- Task details -
Look through the entries for the string "mint" and copy every line where it shows up.

Saved data entries:
'''

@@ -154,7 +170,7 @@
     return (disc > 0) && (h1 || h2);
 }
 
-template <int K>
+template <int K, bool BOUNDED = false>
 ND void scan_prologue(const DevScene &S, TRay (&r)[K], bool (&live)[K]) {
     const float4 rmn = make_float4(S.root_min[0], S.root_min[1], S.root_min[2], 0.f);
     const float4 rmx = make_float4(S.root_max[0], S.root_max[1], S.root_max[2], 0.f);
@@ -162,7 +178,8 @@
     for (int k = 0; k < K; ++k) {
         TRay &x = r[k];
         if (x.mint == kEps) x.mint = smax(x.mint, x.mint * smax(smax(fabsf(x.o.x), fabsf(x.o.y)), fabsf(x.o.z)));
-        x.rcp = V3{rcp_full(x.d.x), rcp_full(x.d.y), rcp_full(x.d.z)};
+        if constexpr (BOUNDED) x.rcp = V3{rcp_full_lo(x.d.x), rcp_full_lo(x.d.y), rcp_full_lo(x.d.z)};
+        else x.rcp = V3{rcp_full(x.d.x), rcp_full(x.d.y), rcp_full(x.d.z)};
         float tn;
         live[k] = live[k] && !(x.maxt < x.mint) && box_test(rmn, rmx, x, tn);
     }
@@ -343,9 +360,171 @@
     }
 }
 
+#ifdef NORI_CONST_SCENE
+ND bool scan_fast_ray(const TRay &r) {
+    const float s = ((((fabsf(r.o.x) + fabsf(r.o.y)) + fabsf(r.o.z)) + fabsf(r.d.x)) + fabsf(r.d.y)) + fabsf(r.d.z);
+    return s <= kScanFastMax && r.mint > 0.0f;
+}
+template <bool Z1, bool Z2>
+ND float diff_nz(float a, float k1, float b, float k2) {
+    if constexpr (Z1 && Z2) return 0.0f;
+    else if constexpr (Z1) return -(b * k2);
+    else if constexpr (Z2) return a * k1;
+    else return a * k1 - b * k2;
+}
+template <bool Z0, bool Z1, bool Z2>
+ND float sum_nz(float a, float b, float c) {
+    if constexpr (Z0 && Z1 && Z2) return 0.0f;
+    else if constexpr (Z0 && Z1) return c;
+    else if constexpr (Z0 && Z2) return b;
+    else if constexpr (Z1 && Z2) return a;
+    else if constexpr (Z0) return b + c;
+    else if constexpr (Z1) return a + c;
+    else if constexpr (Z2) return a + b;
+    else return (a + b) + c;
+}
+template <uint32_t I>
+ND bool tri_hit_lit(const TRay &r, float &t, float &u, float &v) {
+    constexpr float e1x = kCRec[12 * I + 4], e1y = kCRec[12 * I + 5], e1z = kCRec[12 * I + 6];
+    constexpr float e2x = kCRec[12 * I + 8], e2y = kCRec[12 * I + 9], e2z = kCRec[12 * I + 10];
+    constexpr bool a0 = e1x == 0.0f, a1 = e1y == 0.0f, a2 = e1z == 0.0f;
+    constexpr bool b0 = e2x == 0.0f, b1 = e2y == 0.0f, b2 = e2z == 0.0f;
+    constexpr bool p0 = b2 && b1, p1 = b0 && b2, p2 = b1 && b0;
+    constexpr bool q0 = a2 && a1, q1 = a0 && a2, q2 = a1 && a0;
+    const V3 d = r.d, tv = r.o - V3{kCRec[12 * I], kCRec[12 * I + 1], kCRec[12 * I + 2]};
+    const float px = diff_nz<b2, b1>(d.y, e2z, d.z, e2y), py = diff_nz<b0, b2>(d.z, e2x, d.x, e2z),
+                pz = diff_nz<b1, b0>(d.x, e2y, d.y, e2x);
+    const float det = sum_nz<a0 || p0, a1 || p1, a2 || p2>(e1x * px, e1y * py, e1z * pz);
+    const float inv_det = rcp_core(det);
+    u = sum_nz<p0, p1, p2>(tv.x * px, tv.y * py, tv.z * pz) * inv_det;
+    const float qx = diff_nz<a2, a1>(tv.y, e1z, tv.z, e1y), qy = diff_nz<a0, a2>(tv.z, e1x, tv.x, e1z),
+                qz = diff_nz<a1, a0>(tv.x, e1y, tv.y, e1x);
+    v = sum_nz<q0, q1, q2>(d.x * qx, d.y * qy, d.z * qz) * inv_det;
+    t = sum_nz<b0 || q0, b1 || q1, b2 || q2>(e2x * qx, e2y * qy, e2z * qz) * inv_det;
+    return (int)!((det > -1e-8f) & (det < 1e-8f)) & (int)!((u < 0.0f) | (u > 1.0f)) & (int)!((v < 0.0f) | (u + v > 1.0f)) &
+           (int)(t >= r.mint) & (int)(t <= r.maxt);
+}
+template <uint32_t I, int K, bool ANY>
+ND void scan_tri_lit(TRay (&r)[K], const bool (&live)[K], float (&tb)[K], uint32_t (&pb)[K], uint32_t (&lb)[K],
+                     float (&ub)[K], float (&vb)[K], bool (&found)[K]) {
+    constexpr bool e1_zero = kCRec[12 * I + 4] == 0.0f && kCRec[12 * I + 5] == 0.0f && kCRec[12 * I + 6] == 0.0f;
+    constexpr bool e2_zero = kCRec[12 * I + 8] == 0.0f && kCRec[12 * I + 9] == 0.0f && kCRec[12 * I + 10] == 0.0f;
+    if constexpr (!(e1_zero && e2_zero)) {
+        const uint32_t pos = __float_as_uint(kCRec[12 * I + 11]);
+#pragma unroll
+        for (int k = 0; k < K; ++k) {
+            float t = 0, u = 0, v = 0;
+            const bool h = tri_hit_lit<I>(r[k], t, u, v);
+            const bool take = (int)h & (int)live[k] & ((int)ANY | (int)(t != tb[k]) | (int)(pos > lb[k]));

'''

- Answer for this exercise -
         if (x.mint == kEps) x.mint = smax(x.mint, x.mint * smax(smax(fabsf(x.o.x), fabsf(x.o.y)), fabsf(x.o.z)));
         live[k] = live[k] && !(x.maxt < x.mint) && box_test(rmn, rmx, x, tn);
+    return s <= kScanFastMax && r.mint > 0.0f;
+           (int)(t >= r.mint) & (int)(t <= r.maxt);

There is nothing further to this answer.